About this task | Using the entries that follow, write out the line containing "int64_t reduce, int64_t", the line containing "const OneDevice one_device_;", and every line between them, exactly and nothing else.

Dataset records |
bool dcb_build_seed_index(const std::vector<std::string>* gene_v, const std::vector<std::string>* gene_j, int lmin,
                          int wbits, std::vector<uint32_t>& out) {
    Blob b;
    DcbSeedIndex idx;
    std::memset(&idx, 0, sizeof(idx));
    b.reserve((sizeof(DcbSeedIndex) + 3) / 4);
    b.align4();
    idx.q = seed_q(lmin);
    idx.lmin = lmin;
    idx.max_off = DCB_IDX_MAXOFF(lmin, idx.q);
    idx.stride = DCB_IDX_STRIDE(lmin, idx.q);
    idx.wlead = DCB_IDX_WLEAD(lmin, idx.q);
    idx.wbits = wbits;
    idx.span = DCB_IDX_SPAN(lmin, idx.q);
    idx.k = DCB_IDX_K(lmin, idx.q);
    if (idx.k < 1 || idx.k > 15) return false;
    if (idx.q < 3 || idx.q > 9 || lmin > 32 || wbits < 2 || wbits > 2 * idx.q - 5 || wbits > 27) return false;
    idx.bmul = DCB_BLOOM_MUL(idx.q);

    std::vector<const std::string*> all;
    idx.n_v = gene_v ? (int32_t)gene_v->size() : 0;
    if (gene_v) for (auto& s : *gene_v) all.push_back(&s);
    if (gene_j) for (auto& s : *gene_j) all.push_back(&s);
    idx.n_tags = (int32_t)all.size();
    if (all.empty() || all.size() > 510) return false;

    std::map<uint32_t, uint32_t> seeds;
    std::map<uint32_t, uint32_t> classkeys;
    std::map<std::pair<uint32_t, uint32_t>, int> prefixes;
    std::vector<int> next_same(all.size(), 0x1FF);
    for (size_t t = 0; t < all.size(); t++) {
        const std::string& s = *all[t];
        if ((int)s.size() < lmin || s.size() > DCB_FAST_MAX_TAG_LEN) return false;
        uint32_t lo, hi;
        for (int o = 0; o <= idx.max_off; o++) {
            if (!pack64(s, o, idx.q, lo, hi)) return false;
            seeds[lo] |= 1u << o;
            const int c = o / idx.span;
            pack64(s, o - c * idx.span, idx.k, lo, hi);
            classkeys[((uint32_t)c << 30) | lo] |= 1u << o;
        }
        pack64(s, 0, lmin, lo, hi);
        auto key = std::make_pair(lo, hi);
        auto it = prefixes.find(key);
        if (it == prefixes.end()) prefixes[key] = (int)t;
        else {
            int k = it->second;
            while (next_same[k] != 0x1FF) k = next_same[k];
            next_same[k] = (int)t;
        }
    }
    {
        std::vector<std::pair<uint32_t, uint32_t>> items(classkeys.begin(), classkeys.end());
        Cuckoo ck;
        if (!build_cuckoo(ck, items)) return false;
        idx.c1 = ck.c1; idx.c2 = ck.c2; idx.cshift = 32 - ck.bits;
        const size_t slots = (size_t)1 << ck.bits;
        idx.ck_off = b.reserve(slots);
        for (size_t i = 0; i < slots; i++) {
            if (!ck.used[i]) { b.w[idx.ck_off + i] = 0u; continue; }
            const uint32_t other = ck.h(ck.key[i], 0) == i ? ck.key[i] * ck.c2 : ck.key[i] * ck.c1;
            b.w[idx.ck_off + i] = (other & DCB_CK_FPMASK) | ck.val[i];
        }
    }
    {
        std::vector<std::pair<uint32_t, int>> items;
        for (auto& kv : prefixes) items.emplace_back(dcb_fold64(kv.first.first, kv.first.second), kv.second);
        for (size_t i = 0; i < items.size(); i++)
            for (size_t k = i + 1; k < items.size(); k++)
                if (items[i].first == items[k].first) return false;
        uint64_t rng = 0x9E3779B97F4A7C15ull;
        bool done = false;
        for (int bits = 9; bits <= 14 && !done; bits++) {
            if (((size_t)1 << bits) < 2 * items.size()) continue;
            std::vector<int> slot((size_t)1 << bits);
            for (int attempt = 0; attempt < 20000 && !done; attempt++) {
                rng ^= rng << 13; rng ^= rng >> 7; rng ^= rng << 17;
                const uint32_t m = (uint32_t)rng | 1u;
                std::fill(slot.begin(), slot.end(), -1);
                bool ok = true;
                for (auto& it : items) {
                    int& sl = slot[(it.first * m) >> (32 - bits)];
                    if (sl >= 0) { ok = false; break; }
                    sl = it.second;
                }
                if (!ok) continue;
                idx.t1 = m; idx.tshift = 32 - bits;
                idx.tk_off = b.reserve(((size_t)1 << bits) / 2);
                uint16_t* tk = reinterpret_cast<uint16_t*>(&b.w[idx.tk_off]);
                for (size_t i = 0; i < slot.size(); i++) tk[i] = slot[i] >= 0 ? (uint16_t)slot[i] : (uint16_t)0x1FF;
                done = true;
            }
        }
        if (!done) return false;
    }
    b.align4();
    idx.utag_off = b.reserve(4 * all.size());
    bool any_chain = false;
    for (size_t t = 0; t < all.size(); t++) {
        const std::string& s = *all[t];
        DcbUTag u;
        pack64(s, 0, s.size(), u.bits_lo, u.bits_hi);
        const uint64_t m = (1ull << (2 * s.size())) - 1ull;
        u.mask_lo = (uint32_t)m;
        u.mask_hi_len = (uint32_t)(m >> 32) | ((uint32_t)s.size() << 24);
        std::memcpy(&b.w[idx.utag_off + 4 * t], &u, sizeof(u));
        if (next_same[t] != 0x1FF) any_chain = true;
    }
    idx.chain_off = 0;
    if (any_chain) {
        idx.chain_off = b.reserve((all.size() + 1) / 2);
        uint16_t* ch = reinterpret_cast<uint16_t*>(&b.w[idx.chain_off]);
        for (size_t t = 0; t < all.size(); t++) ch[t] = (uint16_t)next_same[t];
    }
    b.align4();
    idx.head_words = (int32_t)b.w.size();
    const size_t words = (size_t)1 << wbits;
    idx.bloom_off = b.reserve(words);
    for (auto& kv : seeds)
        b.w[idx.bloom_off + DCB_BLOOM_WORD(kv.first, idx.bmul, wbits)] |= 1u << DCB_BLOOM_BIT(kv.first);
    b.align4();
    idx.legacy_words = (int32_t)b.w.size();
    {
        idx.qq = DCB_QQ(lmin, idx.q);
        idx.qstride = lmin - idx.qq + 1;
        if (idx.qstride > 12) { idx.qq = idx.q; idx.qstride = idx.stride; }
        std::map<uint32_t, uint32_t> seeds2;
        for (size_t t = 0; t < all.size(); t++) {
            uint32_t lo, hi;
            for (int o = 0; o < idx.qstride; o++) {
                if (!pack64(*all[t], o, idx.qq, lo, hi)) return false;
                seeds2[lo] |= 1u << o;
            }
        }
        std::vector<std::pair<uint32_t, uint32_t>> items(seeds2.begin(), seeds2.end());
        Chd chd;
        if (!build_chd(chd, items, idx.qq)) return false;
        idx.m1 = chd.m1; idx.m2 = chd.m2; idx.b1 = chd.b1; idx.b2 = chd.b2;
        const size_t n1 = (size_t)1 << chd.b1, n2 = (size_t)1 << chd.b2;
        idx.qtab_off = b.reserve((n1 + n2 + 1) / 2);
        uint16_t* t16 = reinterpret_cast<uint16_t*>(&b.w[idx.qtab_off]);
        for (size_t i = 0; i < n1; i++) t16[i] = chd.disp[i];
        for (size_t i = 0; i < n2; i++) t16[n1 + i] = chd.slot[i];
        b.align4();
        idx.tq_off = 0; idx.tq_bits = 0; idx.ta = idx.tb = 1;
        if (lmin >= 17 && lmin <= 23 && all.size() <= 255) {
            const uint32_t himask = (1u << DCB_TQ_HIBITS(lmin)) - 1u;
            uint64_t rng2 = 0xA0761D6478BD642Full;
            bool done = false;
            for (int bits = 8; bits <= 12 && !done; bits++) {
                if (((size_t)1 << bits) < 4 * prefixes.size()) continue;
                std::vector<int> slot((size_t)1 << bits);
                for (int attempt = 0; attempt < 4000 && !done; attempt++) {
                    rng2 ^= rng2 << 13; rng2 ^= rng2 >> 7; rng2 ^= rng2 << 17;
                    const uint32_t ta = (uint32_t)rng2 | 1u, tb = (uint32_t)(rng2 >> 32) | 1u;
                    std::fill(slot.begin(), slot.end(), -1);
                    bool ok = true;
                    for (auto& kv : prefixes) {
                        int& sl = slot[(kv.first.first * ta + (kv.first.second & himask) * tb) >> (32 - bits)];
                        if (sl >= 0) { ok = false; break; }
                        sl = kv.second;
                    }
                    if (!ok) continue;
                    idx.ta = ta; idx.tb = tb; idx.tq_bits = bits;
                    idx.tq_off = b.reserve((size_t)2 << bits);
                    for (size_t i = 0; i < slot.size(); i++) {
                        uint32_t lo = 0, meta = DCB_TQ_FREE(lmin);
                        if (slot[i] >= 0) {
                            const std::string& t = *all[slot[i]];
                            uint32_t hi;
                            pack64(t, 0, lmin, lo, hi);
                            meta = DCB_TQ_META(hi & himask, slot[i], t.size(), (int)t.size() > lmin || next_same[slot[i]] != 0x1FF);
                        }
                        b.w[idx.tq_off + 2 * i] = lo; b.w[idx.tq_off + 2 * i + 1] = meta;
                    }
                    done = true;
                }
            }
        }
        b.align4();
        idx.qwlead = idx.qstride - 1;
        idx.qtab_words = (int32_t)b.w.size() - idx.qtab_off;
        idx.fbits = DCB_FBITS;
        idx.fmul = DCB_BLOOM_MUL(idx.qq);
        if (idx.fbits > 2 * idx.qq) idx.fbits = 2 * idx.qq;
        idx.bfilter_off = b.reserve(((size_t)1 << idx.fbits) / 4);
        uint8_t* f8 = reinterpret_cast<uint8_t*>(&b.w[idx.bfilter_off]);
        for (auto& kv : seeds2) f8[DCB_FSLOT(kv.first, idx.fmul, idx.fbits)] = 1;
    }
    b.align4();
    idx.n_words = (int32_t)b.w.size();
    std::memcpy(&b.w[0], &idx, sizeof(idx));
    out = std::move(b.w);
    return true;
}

--

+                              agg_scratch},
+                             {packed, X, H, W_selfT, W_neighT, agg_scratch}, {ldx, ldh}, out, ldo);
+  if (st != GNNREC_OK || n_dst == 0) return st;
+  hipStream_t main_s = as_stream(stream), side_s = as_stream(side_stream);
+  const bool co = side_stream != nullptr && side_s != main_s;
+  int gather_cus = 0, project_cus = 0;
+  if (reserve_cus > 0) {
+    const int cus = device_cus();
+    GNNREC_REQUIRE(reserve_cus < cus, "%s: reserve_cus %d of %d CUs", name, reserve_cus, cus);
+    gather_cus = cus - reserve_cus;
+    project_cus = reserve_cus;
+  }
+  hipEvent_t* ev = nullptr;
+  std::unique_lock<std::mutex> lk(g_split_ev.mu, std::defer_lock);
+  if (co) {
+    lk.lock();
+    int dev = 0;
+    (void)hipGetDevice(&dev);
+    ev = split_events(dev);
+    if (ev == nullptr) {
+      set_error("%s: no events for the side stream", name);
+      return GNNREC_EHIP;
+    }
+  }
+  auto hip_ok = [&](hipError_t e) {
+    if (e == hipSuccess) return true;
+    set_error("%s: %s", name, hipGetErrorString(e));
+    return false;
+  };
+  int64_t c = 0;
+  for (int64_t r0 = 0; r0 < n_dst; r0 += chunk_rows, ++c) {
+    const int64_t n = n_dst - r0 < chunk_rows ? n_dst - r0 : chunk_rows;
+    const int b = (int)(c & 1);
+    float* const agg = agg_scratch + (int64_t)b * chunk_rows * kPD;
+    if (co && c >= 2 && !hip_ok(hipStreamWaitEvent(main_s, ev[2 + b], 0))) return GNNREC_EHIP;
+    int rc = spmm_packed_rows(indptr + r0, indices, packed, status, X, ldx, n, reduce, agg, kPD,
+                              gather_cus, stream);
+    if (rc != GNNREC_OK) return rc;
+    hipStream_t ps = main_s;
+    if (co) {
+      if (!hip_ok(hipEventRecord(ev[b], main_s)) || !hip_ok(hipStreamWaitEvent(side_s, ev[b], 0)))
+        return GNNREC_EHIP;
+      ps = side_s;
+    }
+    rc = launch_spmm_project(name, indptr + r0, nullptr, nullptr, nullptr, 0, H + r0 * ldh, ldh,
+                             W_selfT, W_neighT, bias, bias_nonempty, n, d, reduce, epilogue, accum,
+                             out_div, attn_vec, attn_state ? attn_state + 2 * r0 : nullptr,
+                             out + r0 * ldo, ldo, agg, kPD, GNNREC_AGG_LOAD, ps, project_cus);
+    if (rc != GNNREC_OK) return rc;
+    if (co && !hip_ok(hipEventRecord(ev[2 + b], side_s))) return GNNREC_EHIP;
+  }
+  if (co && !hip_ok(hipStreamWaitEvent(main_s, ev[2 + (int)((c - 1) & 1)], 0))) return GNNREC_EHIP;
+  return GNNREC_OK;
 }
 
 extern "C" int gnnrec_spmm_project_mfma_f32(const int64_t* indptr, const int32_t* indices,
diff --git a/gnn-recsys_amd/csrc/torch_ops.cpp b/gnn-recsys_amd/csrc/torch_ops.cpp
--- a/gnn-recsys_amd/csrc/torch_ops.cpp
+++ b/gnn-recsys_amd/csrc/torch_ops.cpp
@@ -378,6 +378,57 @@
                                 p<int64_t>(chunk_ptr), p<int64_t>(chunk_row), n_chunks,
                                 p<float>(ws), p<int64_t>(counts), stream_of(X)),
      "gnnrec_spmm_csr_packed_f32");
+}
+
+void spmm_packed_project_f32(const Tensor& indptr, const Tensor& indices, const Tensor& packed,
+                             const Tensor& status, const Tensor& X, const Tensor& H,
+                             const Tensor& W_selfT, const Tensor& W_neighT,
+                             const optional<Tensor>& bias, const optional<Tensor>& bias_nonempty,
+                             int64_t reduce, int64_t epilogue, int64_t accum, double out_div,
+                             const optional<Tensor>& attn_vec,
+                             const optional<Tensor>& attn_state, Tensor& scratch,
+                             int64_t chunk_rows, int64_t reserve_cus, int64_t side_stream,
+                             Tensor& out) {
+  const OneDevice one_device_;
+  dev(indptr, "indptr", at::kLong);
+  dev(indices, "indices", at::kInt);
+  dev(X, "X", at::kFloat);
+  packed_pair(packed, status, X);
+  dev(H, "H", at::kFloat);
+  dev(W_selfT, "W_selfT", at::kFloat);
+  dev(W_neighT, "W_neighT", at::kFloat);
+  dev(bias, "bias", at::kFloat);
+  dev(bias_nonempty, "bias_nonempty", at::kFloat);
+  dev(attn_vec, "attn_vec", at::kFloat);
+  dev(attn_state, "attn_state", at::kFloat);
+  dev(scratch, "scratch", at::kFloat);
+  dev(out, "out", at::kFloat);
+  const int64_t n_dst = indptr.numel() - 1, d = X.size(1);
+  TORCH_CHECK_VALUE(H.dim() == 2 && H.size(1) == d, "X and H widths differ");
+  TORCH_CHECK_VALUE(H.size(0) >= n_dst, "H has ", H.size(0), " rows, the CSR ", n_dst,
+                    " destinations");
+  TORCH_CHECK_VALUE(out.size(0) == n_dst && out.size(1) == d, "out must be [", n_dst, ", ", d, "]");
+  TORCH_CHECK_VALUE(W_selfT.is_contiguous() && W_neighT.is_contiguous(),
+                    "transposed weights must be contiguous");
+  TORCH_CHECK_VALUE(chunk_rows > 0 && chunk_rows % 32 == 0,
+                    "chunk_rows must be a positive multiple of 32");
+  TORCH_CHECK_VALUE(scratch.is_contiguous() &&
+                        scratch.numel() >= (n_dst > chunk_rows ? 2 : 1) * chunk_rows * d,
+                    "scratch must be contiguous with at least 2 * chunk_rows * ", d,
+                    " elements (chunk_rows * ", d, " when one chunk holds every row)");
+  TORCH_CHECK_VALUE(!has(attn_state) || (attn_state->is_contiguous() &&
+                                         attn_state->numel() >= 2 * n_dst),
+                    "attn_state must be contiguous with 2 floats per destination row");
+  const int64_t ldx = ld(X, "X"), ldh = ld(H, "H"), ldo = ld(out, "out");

==

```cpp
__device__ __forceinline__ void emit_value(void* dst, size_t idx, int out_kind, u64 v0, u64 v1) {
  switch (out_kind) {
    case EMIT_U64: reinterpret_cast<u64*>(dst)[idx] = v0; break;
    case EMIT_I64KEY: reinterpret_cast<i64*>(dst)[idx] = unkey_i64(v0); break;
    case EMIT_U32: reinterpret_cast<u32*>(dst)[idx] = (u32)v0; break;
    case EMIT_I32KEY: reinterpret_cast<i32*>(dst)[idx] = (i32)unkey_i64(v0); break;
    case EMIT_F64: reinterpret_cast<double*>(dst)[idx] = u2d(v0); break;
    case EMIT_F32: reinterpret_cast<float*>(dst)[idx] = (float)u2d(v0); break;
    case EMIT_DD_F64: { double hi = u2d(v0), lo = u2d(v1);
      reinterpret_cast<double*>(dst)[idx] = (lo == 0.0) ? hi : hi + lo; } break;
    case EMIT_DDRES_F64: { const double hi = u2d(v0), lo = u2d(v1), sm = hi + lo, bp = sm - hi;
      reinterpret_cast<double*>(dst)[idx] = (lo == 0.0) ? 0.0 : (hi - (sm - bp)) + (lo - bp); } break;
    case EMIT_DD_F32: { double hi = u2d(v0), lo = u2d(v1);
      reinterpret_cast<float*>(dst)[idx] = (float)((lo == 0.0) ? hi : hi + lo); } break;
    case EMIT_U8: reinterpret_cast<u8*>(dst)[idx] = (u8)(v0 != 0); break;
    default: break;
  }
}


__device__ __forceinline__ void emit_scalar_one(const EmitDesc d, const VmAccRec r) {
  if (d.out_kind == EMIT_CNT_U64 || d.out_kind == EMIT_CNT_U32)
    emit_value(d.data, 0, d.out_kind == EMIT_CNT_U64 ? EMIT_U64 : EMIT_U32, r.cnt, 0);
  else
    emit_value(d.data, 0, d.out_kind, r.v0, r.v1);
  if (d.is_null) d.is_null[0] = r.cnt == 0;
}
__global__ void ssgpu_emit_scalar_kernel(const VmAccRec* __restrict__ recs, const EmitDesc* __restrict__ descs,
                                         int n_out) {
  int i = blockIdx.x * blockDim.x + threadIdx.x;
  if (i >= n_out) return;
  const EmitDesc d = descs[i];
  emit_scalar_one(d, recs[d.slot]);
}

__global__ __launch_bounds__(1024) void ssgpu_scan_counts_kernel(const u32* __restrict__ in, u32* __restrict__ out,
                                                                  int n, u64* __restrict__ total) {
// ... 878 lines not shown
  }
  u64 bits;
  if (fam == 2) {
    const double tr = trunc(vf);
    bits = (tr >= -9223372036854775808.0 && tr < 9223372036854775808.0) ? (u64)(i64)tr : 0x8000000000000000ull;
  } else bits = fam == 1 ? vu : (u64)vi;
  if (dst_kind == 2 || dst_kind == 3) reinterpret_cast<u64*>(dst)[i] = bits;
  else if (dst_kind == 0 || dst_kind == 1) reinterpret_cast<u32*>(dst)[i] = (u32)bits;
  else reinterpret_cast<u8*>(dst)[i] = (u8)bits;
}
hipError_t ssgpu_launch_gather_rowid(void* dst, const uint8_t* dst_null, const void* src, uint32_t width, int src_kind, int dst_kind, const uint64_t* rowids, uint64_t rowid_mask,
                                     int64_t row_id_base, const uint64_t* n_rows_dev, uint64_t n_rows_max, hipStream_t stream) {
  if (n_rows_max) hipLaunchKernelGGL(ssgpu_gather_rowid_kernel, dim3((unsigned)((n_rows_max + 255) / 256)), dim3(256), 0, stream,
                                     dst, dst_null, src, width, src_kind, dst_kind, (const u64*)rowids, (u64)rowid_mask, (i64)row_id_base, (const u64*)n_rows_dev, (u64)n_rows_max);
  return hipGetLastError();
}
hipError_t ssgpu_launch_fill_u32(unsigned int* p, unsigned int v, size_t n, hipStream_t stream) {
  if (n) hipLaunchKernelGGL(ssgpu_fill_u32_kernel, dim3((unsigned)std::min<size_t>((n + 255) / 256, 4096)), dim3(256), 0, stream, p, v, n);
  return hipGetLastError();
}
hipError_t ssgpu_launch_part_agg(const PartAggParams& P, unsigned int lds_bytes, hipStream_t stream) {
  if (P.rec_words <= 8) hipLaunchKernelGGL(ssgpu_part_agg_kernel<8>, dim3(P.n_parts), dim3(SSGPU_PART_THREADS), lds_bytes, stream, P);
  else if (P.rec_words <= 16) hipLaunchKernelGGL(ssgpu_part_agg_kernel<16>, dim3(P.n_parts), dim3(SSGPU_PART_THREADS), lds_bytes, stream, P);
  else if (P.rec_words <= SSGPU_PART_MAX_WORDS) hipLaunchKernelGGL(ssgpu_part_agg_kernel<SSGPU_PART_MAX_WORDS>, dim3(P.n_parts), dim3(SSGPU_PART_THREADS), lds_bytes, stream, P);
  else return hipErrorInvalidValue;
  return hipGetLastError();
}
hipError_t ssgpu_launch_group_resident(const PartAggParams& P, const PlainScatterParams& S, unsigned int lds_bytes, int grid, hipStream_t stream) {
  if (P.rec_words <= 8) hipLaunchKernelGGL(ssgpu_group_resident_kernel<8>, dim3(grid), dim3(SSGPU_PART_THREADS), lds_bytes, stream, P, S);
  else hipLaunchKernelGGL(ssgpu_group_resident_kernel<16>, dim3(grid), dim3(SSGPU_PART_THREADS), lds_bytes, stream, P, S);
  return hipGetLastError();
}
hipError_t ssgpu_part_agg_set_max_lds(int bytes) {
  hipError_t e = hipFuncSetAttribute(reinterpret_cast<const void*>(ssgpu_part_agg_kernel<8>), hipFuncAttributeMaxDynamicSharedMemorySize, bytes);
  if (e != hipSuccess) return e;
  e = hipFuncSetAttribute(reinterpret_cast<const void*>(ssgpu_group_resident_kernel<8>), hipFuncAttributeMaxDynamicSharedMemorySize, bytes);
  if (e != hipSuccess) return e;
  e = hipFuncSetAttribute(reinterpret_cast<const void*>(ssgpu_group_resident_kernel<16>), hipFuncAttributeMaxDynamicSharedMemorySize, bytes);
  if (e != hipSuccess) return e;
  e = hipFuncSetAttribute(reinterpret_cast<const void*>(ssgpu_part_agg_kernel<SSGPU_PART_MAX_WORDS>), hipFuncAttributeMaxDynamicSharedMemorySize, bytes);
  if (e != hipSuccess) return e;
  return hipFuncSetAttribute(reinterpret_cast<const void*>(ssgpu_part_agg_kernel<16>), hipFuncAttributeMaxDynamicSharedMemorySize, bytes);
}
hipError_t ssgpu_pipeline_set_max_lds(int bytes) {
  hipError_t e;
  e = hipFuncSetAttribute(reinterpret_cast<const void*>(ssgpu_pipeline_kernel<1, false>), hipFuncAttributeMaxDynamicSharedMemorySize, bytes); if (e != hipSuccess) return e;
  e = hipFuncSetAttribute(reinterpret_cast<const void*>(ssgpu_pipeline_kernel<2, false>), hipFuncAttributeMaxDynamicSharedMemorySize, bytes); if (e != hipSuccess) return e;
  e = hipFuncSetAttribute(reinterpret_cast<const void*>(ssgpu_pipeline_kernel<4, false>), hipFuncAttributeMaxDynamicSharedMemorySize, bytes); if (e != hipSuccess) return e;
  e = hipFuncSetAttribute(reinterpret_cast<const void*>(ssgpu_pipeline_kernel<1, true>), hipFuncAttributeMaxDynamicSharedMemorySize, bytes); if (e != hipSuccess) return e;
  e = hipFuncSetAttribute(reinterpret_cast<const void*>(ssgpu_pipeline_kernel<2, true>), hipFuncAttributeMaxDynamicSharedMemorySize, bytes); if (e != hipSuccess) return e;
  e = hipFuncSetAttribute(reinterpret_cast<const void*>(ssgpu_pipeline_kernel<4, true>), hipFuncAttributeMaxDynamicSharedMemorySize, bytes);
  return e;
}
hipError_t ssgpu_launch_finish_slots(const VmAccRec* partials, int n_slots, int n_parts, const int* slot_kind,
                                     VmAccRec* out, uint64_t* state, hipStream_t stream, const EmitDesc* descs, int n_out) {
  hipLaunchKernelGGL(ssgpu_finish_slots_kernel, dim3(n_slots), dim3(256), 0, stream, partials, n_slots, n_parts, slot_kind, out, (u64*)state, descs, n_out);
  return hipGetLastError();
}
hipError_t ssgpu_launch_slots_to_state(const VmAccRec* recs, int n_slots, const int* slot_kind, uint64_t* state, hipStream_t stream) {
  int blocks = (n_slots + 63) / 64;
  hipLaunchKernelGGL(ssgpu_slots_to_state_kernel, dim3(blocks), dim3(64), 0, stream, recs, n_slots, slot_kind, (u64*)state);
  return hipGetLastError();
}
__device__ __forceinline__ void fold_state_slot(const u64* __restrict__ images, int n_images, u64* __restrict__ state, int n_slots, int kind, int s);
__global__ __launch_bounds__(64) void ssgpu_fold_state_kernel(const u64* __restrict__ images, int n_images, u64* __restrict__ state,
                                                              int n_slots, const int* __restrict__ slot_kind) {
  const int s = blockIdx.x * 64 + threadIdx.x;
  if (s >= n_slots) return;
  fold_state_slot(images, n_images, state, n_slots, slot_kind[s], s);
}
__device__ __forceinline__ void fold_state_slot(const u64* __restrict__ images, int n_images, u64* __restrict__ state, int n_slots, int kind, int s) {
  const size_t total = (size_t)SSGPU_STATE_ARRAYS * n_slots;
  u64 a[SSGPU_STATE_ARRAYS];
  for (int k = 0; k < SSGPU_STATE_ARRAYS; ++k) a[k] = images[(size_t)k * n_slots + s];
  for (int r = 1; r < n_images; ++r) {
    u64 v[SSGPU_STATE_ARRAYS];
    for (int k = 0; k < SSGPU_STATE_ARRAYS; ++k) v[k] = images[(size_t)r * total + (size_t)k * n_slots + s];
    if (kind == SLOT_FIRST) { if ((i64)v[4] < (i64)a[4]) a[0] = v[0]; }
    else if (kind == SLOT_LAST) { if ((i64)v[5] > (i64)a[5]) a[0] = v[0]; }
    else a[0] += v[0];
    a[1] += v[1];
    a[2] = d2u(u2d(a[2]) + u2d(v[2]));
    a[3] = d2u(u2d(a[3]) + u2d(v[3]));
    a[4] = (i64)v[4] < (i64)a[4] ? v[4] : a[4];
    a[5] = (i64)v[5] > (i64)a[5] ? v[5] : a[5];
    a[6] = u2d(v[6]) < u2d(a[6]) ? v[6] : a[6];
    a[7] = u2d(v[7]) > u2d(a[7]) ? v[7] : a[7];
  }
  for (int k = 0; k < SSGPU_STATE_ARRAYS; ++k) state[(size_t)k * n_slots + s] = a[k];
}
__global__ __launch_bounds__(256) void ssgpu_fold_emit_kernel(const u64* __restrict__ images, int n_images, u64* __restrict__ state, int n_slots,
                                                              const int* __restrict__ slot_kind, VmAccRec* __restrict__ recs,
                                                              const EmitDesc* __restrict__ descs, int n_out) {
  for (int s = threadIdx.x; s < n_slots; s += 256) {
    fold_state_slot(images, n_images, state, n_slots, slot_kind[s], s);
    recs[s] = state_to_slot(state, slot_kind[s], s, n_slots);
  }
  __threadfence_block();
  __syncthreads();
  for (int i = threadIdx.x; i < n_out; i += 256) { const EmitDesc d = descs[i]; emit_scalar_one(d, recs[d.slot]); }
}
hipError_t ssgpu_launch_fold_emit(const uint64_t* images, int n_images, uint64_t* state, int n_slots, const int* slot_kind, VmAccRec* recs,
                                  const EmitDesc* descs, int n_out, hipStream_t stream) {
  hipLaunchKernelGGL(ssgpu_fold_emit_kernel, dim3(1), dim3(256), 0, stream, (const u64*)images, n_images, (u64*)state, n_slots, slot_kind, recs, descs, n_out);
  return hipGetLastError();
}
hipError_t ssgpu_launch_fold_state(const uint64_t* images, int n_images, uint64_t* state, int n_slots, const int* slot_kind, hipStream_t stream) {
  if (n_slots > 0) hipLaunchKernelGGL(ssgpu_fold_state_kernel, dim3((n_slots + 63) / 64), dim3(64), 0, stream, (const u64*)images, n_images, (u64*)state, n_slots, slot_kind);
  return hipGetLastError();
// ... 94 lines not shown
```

Expected answer |
+                             int64_t reduce, int64_t epilogue, int64_t accum, double out_div,
+                             const optional<Tensor>& attn_vec,
+                             const optional<Tensor>& attn_state, Tensor& scratch,
+                             int64_t chunk_rows, int64_t reserve_cus, int64_t side_stream,
+                             Tensor& out) {
+  const OneDevice one_device_;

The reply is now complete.